Olympichos ruled Caria from Alinda. A century before his time, this fortress in northern Caria was the base of Ada I, adoptive mother of Alexander the Great, after she was deposed as satrap by her brother Pixodaros.

It is not clear how much of Caria Olympichos controlled, nor how many city-states (poleis) maintained privileges such as freedom from taxation while he was dynast. As well as Alinda, he controlled a minor fortress called 'Petra' in the territory of Olymos, which he apologised to the people of Mylasa for retaining. His influence spread as far as Mylasa in central Caria, and encroached on the freedoms of Iasos on the west coast. Olympichos also probably controlled Pedasa and Euromos between Mylasa and Iasos. It is very likely that he governed the sanctuary of Amyzon near Alinda as well as Labraunda. There is no evidence that Olympichos's rule ever extended into southern Caria, which was then controlled by Rhodes.

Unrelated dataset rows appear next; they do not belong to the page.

template <int P, int NBV, int PADK, bool TGT = false, bool HITS = false>
BM_DEV void search_body(const SearchArgs& A, Partial* __restrict__ part, unsigned long long* __restrict__ counter,
                        uint64_t target = 0, unsigned long long* hit = nullptr, Partial* hit_buf = nullptr,
                        uint64_t hit_cap = 0) {
    static_assert(!(TGT || HITS) || PADK == -1, "target and hits modes run the generic kernels");
    static_assert(!(TGT && HITS), "one mode");
    static_assert(P >= 0 && P < 64 && (NBV == 1 || (NBV == 2 && P <= 18)), "layout");
    constexpr int LW = P / 4;
    constexpr int BOFF = 16 * (NBV - 1);
    constexpr bool PADB = (NBV == 1) && (P >= 55);
    constexpr bool PADC = PADK >= 0;
    static_assert(!PADC || (PADB && PADK <= kMaxPadPrefixBlocks), "PADK is a padding-block layout");
    constexpr bool TWOW = (P % 4 == 0) && (LW >= 1);
    constexpr bool kFold = BM_FOLD && !PADB && LW >= 1 && !(NBV == 1 && (P == 53 || P == 54)) &&
                           !(NBV == 2 && P >= 17);
    constexpr bool kPin = BM_PIN && kFold && !(NBV == 1 && P >= 48);

    constexpr uint32_t inc0 = 1u << (8 * (3 - P % 4));
    constexpr uint32_t inc1 = (P % 4) >= 1 ? 1u << (8 * (4 - P % 4)) : 0u;
    constexpr uint32_t inc2 = (P % 4) >= 2 ? 1u << (8 * (5 - P % 4)) : 0u;
    constexpr uint32_t inc3 = (P % 4) >= 3 ? 1u << (8 * (6 - P % 4)) : 0u;

    uint64_t best_h = ~0ull, best_n = ~0ull;
    uint32_t bh = 0xFFFFFFFFu;
    const uint32_t thi = (uint32_t)(target >> 32);
    (void)thi;
#if BM_LDS_BEST
    __shared__ uint64_t lbest_h[kBlock], lbest_n[kBlock];
    lbest_h[threadIdx.x] = ~0ull;
    lbest_n[threadIdx.x] = ~0ull;
#endif

    const uint32_t S = A.S;
    const uint32_t n_in = TWOW ? 10u : S;
    const uint32_t n_out = TWOW ? S / 10u : 1u;
    const uint32_t lane = threadIdx.x & 63;
    const uint64_t ntask = A.t_end - A.t0;
    const uint64_t chunk = 64ull * A.chunk_m;

    if (BM_CLOCK_PROBE && blockIdx.x == 0 && threadIdx.x == 0) {
        counter[kClockSlot + 0] = __builtin_amdgcn_s_memtime();
        counter[kClockSlot + 1] = __builtin_amdgcn_s_memrealtime();
    }
    for (;;) {
        uint64_t base = 0;
        if constexpr (TGT) {
            uint64_t seen = 0;
            if (lane == 0) {
                base = atomicAdd(counter, (unsigned long long)chunk);
                seen = __hip_atomic_load(hit, __ATOMIC_RELAXED, __HIP_MEMORY_SCOPE_AGENT);
            }
            base = readfirstlane_u64(base);
            if (base >= ntask) break;
            seen = readfirstlane_u64(seen);
            if (seen < A.nonce_base || seen - A.nonce_base < (A.t0 + base) * (uint64_t)S) break;
        } else {
            if (lane == 0) base = atomicAdd(counter, (unsigned long long)chunk);
            base = readfirstlane_u64(base);
            if (base >= ntask) break;
        }
        for (uint32_t i = 0; i < A.chunk_m; ++i) {
            const uint64_t tt = base + 64ull * i + lane;
            if (tt >= ntask) break;
            const uint64_t t = A.t0 + tt;

            uint32_t W[16 * NBV];
            static_for<0, 16 * NBV>([&](auto K) { W[decltype(K)::value] = A.tmpl[decltype(K)::value]; });
            add_task_digits<P, NBV>(W, t, A.ms, A.nd);

            uint32_t st[8];
#pragma unroll
            for (int q = 0; q < 8; ++q) st[q] = PADK == 0 ? kIV256[q] : A.mid[q];
            if constexpr (NBV == 2) {
                uint32_t wa[16];
#pragma unroll
                for (int k = 0; k < 16; ++k) wa[k] = W[k];
                sha_compress(st, wa);
            }

            uint32_t wb[16];
            static_for<0, 16>([&](auto K) {
                constexpr int k = decltype(K)::value;
                if constexpr (k <= LW) {
                    wb[k] = W[BOFF + k];
                } else {
                    constexpr int64_t c = tail_word<P, PADB>(k);
                    if constexpr (c < 0)
                        wb[k] = (kPin && NBV == 1) ? vgpr_copy(A.tmpl[BOFF + k]) : A.tmpl[BOFF + k];
                    else
                        wb[k] = (uint32_t)c;
                }
            });
            constexpr int R0 = TWOW ? LW - 1 : LW;
            uint32_t s00[8];
#pragma unroll
            for (int q = 0; q < 8; ++q) s00[q] = st[q];
            sha_rounds<0, R0>(s00, wb);

            const uint64_t vbase = t * (uint64_t)S;
            for (uint32_t jo = 0; jo < n_out; ++jo) {
                uint32_t wo[16];
#pragma unroll
                for (int k = 0; k < 16; ++k) wo[k] = wb[k];
                uint32_t s0[8];
#pragma unroll
                for (int q = 0; q < 8; ++q) s0[q] = s00[q];
                if constexpr (TWOW) {
                    wo[LW - 1] = wb[LW - 1] + jo;
                    sha_rounds<LW - 1, LW>(s0, wo);
                }
                const uint32_t wl = wo[LW];
                const uint32_t s0wl = ssig0(wl);
                const uint32_t h0_add = (kPin && NBV == 1) ? vgpr_copy(st[0]) : st[0];
                const uint32_t h1_add = (kPin && NBV == 1) ? vgpr_copy(st[1]) : st[1];

                uint32_t J = 0, c0 = 0, c1 = 0, c2 = 0;
                for (uint32_t j = 0; j < n_in; ++j) {
                    uint32_t w[16];
#pragma unroll
                    for (int k = 0; k < 16; ++k) w[k] = wo[k];
                    w[LW] = wl + J;
                    uint32_t x[8];
#pragma unroll
                    for (int q = 0; q < 8; ++q) x[q] = s0[q];

                    uint32_t h0, h1;
                    if constexpr (kFold) {
                        const uint32_t s0J = kPin ? ssig0_salu(J) : ssig0_uniform(J);
                        h0 = sha_rounds_h0<LW, LW>(x, w, s0wl ^ s0J, h0_add);
                        h1 = h1_add + x[1];
                    } else if constexpr (PADB) {
                        sha_rounds<LW, 64>(x, w);
                        uint32_t y[8];
#pragma unroll
                        for (int q = 0; q < 8; ++q) y[q] = st[q] + x[q];
                        uint32_t z[8];
#pragma unroll
                        for (int q = 0; q < 8; ++q) z[q] = y[q];
                        static_for<0, 64>([&](auto I) {
                            constexpr int tt2 = decltype(I)::value;
                            if constexpr (PADC) {
                                constexpr uint32_t kw = kPadKW<P, (PADK > 0 ? PADK : 0)>.v[tt2];
                                sha_round_kw<tt2>(z, kw);
                            } else {
                                sha_round_kw<tt2, true>(z, A.padkw[tt2]);
                            }
                        });
                        h0 = y[0] + z[0];
                        h1 = y[1] + z[1];
                    } else {
                        sha_rounds<LW, 64>(x, w);
                        h0 = st[0] + x[0];
                        h1 = st[1] + x[1];
                    }

                    if (__builtin_expect(h0 <= bh, 0)) {
                        const uint64_t h = ((uint64_t)h0 << 32) | h1;
                        const uint64_t v = vbase + (uint64_t)jo * n_in + j;
                        if constexpr (TGT) {
                            if (h <= target && v >= A.vlo && v <= A.vhi)
                                atomicMin(hit, (unsigned long long)(A.nonce_base + v));
                        }
                        if constexpr (HITS) {
                            if (h <= target && v >= A.vlo && v <= A.vhi) {
                                const unsigned long long idx = atomicAdd(hit, 1ull);
                                if (idx < hit_cap) {
                                    using u64x2 = unsigned long long __attribute__((ext_vector_type(2)));
                                    *reinterpret_cast<u64x2*>(hit_buf + idx) = u64x2{h, A.nonce_base + v};
                                }
                            }
                        }
#if BM_LDS_BEST
                        if (h < lbest_h[threadIdx.x] && v >= A.vlo && v <= A.vhi) {
                            lbest_h[threadIdx.x] = h;
                            lbest_n[threadIdx.x] = A.nonce_base + v;
                            bh = HITS ? (h0 > thi ? h0 : thi) : h0;
                        }
#else
                        if (h < best_h && v >= A.vlo && v <= A.vhi) {
                            best_h = h;
                            best_n = A.nonce_base + v;
                            bh = HITS ? (h0 > thi ? h0 : thi) : h0;
                        }
#endif
                    }

                    J += inc0;
                    if (++c0 == 10u) {
                        c0 = 0;
                        J += inc1 - 10u * inc0;
                        if (++c1 == 10u) {
                            c1 = 0;
                            J += inc2 - 10u * inc1;
                            if (++c2 == 10u) {
                                c2 = 0;
                                J += inc3 - 10u * inc2;
                            }
                        }
                    }
                }
            }
        }
    }

    if (BM_CLOCK_PROBE && blockIdx.x == 0 && threadIdx.x == 0) {
        counter[kClockSlot + 2] = __builtin_amdgcn_s_memtime();
        counter[kClockSlot + 3] = __builtin_amdgcn_s_memrealtime();
    }
#if BM_LDS_BEST
    best_h = lbest_h[threadIdx.x];
    best_n = lbest_n[threadIdx.x];
#endif
    if (block_min<kBlock>(best_h, best_n)) part[A.part_off + blockIdx.x] = Partial{best_h, best_n};
}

=== Mylasa, Labraunda, and the Olympichos dossier ===

A large dossier of inscriptions relating to his rule was erected in the ancient sanctuary of Labraunda. The site was previously used as an epigraphic depot by the Hecatomnid dynasty. The Olympichos dossier is contemporaneous with a similar range of Greek inscriptions at Labraunda concerning Karian relations with Cretans. Many of these inscriptions from Labraunda relate to a dispute between the sanctuary and the growing city-state (polis) of Mylasa nearby, which Olympichos was often called to intervene in.

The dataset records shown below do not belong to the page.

# rsutormin/KmerGutsJava

Hardware: AMD Instinct MI355X
Metric: amino-acid residues/sec scanned (and hits/sec) on 1 Gbp synthetic, 1/2/4/8 MI355X (higher is better)
Workload: dtype int64; 1 GPU; 1 Gbp contig mix (0.5 kbp..1.024 Mbp, uniform ACGT) on 1 GPU, 6-frame translate + 8-mer lookup vs 1400303159-slot signature table (33.6 GB, load 0.50), -m 5 -g 200; total_bp_rank0=1000000000, contigs_rank0=6351, total_bp_all_ranks=1000000000, num_sigs=1400303159, residues_rank0=1999974596, residues_all_ranks=1999974596, hits_rank0=36744843, hits_all_ranks=36744843, calls_rank0=4, parallelism=contig shards x1, table replicated

## Files before the change

### kmergutsjava_amd/csrc/kg_device.hpp

```cpp
#pragma once

#include <hip/hip_runtime.h>
#include <stdint.h>

#include "../../include/kmerguts_hip.h"

namespace kg {

constexpr int kWave = 64;
constexpr int kWavesPerWG = 4;
constexpr int kDnaPosPerBlock = 192;
constexpr int kAaWinPerBlock = 64;
constexpr uint32_t kInvalid = 0xFFFFFFFFu;
constexpr uint32_t kTagEmpty = 0xFFu;
constexpr uint64_t kNotFound = ~0ull;
constexpr int kTagPad = 64;

struct BlockDesc {
    uint64_t soff;
    uint32_t len;
    uint32_t j;
    uint32_t nk;
    uint32_t ibase;
    uint32_t seq;
    uint32_t pad;
};
static_assert(sizeof(BlockDesc) == 32, "BlockDesc must be 32 bytes");

struct TableView {
    const uint8_t *entries;
    const uint8_t *tags;
    uint64_t limit;
    uint64_t num_sigs;
    uint64_t magic;
    uint32_t m35;
};

__device__ __forceinline__ void set_wave_prio(uint32_t p)
{
    if (p == 0) __builtin_amdgcn_s_setprio(0);
    else if (p == 1) __builtin_amdgcn_s_setprio(1);
    else if (p == 2) __builtin_amdgcn_s_setprio(2);
    else __builtin_amdgcn_s_setprio(3);
}

__device__ __forceinline__ void wave_sync()
{
    __builtin_amdgcn_fence(__ATOMIC_RELEASE, "wavefront");
    __builtin_amdgcn_wave_barrier();
    __builtin_amdgcn_fence(__ATOMIC_ACQUIRE, "wavefront");
}

__device__ __forceinline__ uint64_t split_value(uint64_t v, const TableView &t, uint64_t *q_out)
{
    uint64_t q = __umul64hi(v, t.magic);
    uint64_t r = v - q * t.num_sigs;
    if (r >= t.num_sigs) { r -= t.num_sigs; q += 1; }
    *q_out = q;
    return r;
}

__device__ __forceinline__ uint32_t split_fast(uint32_t hi, uint32_t lo, uint32_t n, uint32_t m35, uint32_t *q_out)
{
    const uint32_t vh = __umul24(hi, 20000u) + (lo >> 3);
    const uint32_t v32 = __umul24(hi, 160000u) + lo;
    uint32_t q = __umulhi(vh, m35);
    uint32_t r = v32 - q * n;
    if (r >= n) { r -= n; q += 1; }
    *q_out = q;
    return r;
}

__device__ __forceinline__ uint64_t split_halves(uint32_t hi, uint32_t lo, const TableView &t, uint64_t *q_out)
{
    if (t.m35) {
        uint32_t q;
        const uint32_t r = split_fast(hi, lo, (uint32_t)t.num_sigs, t.m35, &q);
        *q_out = q;
        return r;
    }
    return split_value((uint64_t)hi * 160000ull + lo, t, q_out);
}

__device__ __forceinline__ uint32_t mul24(uint32_t x, uint32_t c)
{
    uint32_t r;
    asm("v_mul_u32_u24 %0, %1, %2" : "=v"(r) : "s"(c), "v"(x));
    return r;
}

__device__ __forceinline__ uint32_t tag_qs(uint64_t q, uint64_t slot)
{
    const uint32_t q32 = (uint32_t)q ^ (uint32_t)(q >> 32);
    const uint32_t h = mul24((uint32_t)slot, 0x9E3779u) ^ mul24((uint32_t)(slot >> 24), 0x85EBCBu) ^
                       mul24(q32 ^ (q32 >> 19), 0xC2B2AFu);
    const uint32_t t = (h >> 16) & 0xFFu;
    return t == kTagEmpty ? 0xFEu : t;
}

__device__ __forceinline__ uint64_t home_slot(uint64_t v, const TableView &t)
{
    uint64_t q;
    return split_value(v, t, &q);
}

__device__ __forceinline__ uint32_t zero_bytes(uint32_t x)
{
    uint32_t t = (x & 0x7F7F7F7Fu) + 0x7F7F7F7Fu;
    return ~(t | x | 0x7F7F7F7Fu);
}

struct Tags16 { uint32_t w[4]; };

__device__ __forceinline__ Tags16 load_tags(const uint8_t *p)
{
    Tags16 r;
    __builtin_memcpy(&r, p, 16);
    return r;
}
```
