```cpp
Switches read_switches() {
    Switches s;
    auto set = [](const char* name) { return getenv(name) != nullptr; };
    auto off = [](const char* name) { const char* e = getenv(name); return e && std::atoi(e) == 0; };
    if (const char* e = getenv("CCVPE_AUTOTUNE")) s.autotune = std::atoi(e) != 0;
    if (const char* e = getenv("CCVPE_FUSE_MBCONV")) s.fuse_mbconv = std::atoi(e);
    if (const char* e = getenv("CCVPE_FUSE_L1")) s.fuse_level1 = std::atoi(e) != 0;
    if (const char* e = getenv("CCVPE_L1_TILE")) s.l1_tile = std::atoi(e);
    if (const char* e = getenv("CCVPE_COMPOSE_L6")) s.compose_l6 = std::atoi(e);
    if (const char* e = getenv("CCVPE_SPLIT_L6")) s.split_l6 = std::atoi(e);
    if (const char* e = getenv("CCVPE_WINOGRAD")) s.wino = std::atoi(e) != 0;
    if (const char* e = getenv("CCVPE_GRAPH")) s.graph_mode = std::atoi(e) != 0;
    if (const char* e = getenv("CCVPE_STREAMS")) s.two_streams = std::atoi(e) >= 2;
    if (const char* e = getenv("CCVPE_PRECISION")) s.precision = (std::string(e) == "bf16x3") ? 1 : 0;
    s.stem_dw = !off("CCVPE_STEM_DW");
    if (const char* e = getenv("CCVPE_FRONT_SPREAD")) s.front_spread = std::atoi(e);
    s.mbconv_image = !off("CCVPE_MBCONV_IMAGE");
    s.se_ticket = !off("CCVPE_SE_TICKET");
    if (const char* e = getenv("CCVPE_SE_PROLOGUE")) s.se_prologue = std::atoi(e) == 1;
    s.split_planes = !set("CCVPE_NO_SPLIT_PLANES");
    s.match_prep_early = !off("CCVPE_MATCH_PREP_EARLY");
    s.match_wide = !off("CCVPE_MATCH_WIDE");
    s.issue_interleaved = !off("CCVPE_ISSUE_ORDER");
    s.log_schedule = set("CCVPE_LOG_SCHEDULE");
    s.no_reuse = set("CCVPE_NO_REUSE");
    s.tune_prefer_pw = set("CCVPE_TUNE_PREFER_PW");
    if (const char* e = getenv("CCVPE_TUNE_PREFER_PROJ")) { s.tune_prefer_proj = true; s.tune_prefer_lat = std::strcmp(e, "lat") == 0; }
    if (const char* e = getenv("CCVPE_TUNE_SPLITK")) s.tune_splitk = std::atoi(e);
    s.tune_no_bf16x3 = set("CCVPE_TUNE_NO_BF16X3");
    s.no_pw = set("CCVPE_NO_PW");
    s.tune_ignore_table = set("CCVPE_TUNE_IGNORE_TABLE");
    s.tune_lat_rows = set("CCVPE_TUNE_LAT_ROWS");
    s.tune_lat_split = set("CCVPE_TUNE_LAT_SPLIT");
    s.tune_no_fused_split = set("CCVPE_TUNE_NO_FUSED_SPLIT");
    if (const char* e = getenv("CCVPE_TUNE_VERBOSE")) s.tune_verbose = e;
    s.no_proj = set("CCVPE_NO_PROJ");
    if (const char* e = getenv("CCVPE_WINO4_MIN_N")) s.wino4_min_n = std::atoi(e);
    s.no_wino4 = set("CCVPE_NO_WINO4");
    s.no_wino4x = set("CCVPE_NO_WINO4X");
    s.pad_concat = !off("CCVPE_PAD_CONCAT");
    if (const char* e = getenv("CCVPE_DIAG_SYNC_BEFORE")) s.diag_sync = e;
    if (const char* e = getenv("CCVPE_DIAG_SNAP")) s.diag_snap = e;
    return s;
// ... 1765 lines not shown
int ccvpe_op_level1(const float* in, int32_t B, int32_t H, int32_t W, int32_t Cin, int32_t score, const float* wd, const float* bd,
                    const float* wa, const float* ba, const float* wt, const float* bt, int32_t Cout, int32_t tile, float* out, void* stream) {
    if (!in || !wd || !bd || !wa || !ba || !wt || !bt || !out) return ccvpe_fail(CCVPE_EINVAL, "null argument");
    const int cd = Cin - (score ? 1 : 0);
    if (B <= 0 || H <= 0 || W <= 0 || H % 16 || W % 16 || (Cout != 1 && Cout != 2) || cd <= 0 || cd % 4 || tile < 0 || (tile & 0xff) > 1 || ((tile >> 8) != 0 && (tile >> 8) < 8))
        return ccvpe_fail(CCVPE_EINVAL, "bad level-1 geometry (H, W multiples of 16, Cout 1 or 2, descriptor channels a multiple of 4, tile 0 or 1, workgroup cap 0 or >= 8)");
    if ((double)B * H * W * 16 >= 2147483647.0) return ccvpe_fail(CCVPE_EINVAL, "tensor exceeds 2^31 elements");
    std::vector<float> hwd((size_t)Cin * 64), hbd(16), hwa(16 * 16 * 9), hba(16), hwt((size_t)Cout * 16 * 9), hbt(Cout);
    HIPCHK(hipMemcpy(hwd.data(), wd, hwd.size() * sizeof(float), hipMemcpyDefault));
    HIPCHK(hipMemcpy(hbd.data(), bd, hbd.size() * sizeof(float), hipMemcpyDefault));
    HIPCHK(hipMemcpy(hwa.data(), wa, hwa.size() * sizeof(float), hipMemcpyDefault));
    HIPCHK(hipMemcpy(hba.data(), ba, hba.size() * sizeof(float), hipMemcpyDefault));
    HIPCHK(hipMemcpy(hwt.data(), wt, hwt.size() * sizeof(float), hipMemcpyDefault));
    HIPCHK(hipMemcpy(hbt.data(), bt, hbt.size() * sizeof(float), hipMemcpyDefault));
    ccvpe_handle_s tmp;
    DecoderW d;
    auto cleanup = [&]() { for (void* p : tmp.dev_allocs) (void)hipFree(p); };
    int rc = compose_level1(&tmp, d, hwd, hbd, hwa, hba, Cin, score ? 1 : 0);
    if (!rc) rc = pack_level1_tail(&tmp, d, hwt, hbt, Cout);
    if (rc) { cleanup(); return rc; }
    if (!level1_supported(d.l1_cxp)) { cleanup(); return ccvpe_fail(CCVPE_EINVAL, "the fused level takes up to 64 input channels"); }
    Level1Params lp = level1_params(d, d.l1_cx, B, Cout, Cout == 2);
    lp.x = in; lp.H = H; lp.W = W; lp.out = out; lp.raw = nullptr; lp.tile = tile & 0xff; lp.max_wg = tile >> 8;
    hipStream_t st = (hipStream_t)stream;
    launch_level1(lp, st);
    hipError_t e = hipGetLastError();
    hipError_t e2 = hipStreamSynchronize(st);
    cleanup();
    if (e != hipSuccess) return ccvpe_fail(CCVPE_EHIP, "level-1 launch failed: %s", hipGetErrorString(e));
    if (e2 != hipSuccess) return ccvpe_fail(CCVPE_EHIP, "level-1 execution failed: %s", hipGetErrorString(e2));
    return level1_tile(lp);
}

}
```

### ccvpe_amd/csrc/ccvpe_internal.h

```cpp
#pragma once
#include "../../include/ccvpe.h"
#include "kernels.h"

#include <algorithm>
#include <cmath>
#include <cstdarg>
#include <cstdio>
#include <cstdlib>
#include <cstring>
#include <functional>
#include <map>
#include <memory>
#include <optional>
#include <set>
#include <string>
#include <type_traits>
#include <vector>

using namespace ccvpe;

std::string& ccvpe_err();
int ccvpe_fail(int code, const char* fmt, ...);
#define HIPCHK(expr)                                                                           \
    do {                                                                                       \
// ... 46 lines not shown
        for (int i = 0; i < 6; ++i) {
            s.match_ch[i] = mc[i]; s.step[i] = st[i];
            s.head_ch[i] = (v == CCVPE_VARIANT_OXFORD) ? ho[i] : hv[i];
        }
        s.feat_h = (v == CCVPE_VARIANT_OXFORD) ? 4 : 10;
        s.sat_desc = 1280; s.n_rolls = 20; s.centre = (v == CCVPE_VARIANT_OXFORD);
        cp(s.loc, VIGOR_LOC); cp(s.ori, VIGOR_ORI);
    }
    return s;
}

static void static_pad(int k, int s, int& lo, int& hi) {
    if (s == 1) { lo = hi = (k - 1) / 2; return; }
    int total = k - 2;
    lo = total / 2; hi = total - lo;
}
static int conv_out(int n, int k, int s) {
    int lo, hi; static_pad(k, s, lo, hi);
    return (n + lo + hi - k) / s + 1;
}
static int se_squeeze(int cin) { return std::max(1, (int)(cin * 0.25)); }
static int round_up(int a, int b) { return (a + b - 1) / b * b; }
static int deconv_width(const DecLevel& l, bool pad) {
    return (pad && l.skip > 0 && (l.dout * 4) % 64 != 0) ? round_up(l.dout, 16) : l.dout;
}

struct Switches {
    bool autotune = true;
    int fuse_mbconv = 1;
    bool fuse_level1 = true;
    int l1_tile = 1;
    std::optional<int> compose_l6;
    std::optional<int> split_l6;
    bool wino = true;
    int graph_mode = 0;
    bool two_streams = true;
    std::optional<int> precision;
    bool stem_dw = true;
    std::optional<int> front_spread;
    bool mbconv_image = true;
    bool se_ticket = true;
    bool se_prologue = false;
    bool split_planes = true;
    bool match_prep_early = true;
    bool match_wide = true;
    bool issue_interleaved = true;
    bool log_schedule = false;
    bool no_reuse = false;
    bool tune_prefer_pw = false;
    bool tune_prefer_proj = false;
    bool tune_prefer_lat = false;
    std::optional<int> tune_splitk;
    bool tune_no_bf16x3 = false;
    bool no_pw = false;
    bool tune_ignore_table = false;
    bool tune_lat_rows = false;
    bool tune_lat_split = false;
    bool tune_no_fused_split = false;
    std::string tune_verbose;
    bool no_proj = false;
    int wino4_min_n = 40;
    bool no_wino4 = false;
    bool no_wino4x = false;
    bool pad_concat = true;
    std::string diag_sync, diag_snap;
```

Seleucus II had liberated Mylasa in c. 246 BCE and many of the inscriptions record negotiations for the extent of the city's freedom. Olympichos wrote a letter to the Mylasans in c. 242/1 BCE, telling them that Seleucus had ordered him to uphold the freedom of Mylasa and that he had sworn an oath to that effect. These freedoms prohibited Olympichos from taking territory from Mylasa, installing a garrison in the city, or interfering with its democratic constitution.

A clear point of tension demanding mediation by Olympichos was the Mylasan claim of ownership over the sanctuary at Labraunda, which the priesthood of Zeus Labraundos contested. At this time, the priest of Labraunda was a man named Korris (Κόρρις), who wrote to Seleucus in c. 242/1 BCE to retain the historical independence of Labraunda. Olympichos overruled Korris, subordinating his sanctuary and priesthood to the independent civic government of Mylasa.

In thanks, the people of Mylasa built a bronze statue of Olympichos in the early 230s BCE, alongside another bronze statue representing the citizen body (demos) of the city, which crowned the dynast. A marble altar was built in front of this statue group, at which the Mylasans would sacrifice two bulls every year and then hold a feast in his honour. The statue and altar have both since been lost. An inscription explicitly compares these honours to similar ones previously awarded to Mausolus, who also had an altar in Mylasa at the Hecatomneum.

=== Rhodes ===

Polybius records that Olympichos was one of many minor rulers (δυνάσται) who provided aid to Rhodes after the earthquake of 227/6 BCE.

The dynast and Rhodes came into conflict later in the 3rd century. An inscription from Iasos of the early 210s BCE records that Olympichos had invaded the territory of this coastal polis and that the Rhodians had intervened diplomatically, forcing him to observe the city's freedoms as granted by Philip V of Macedon.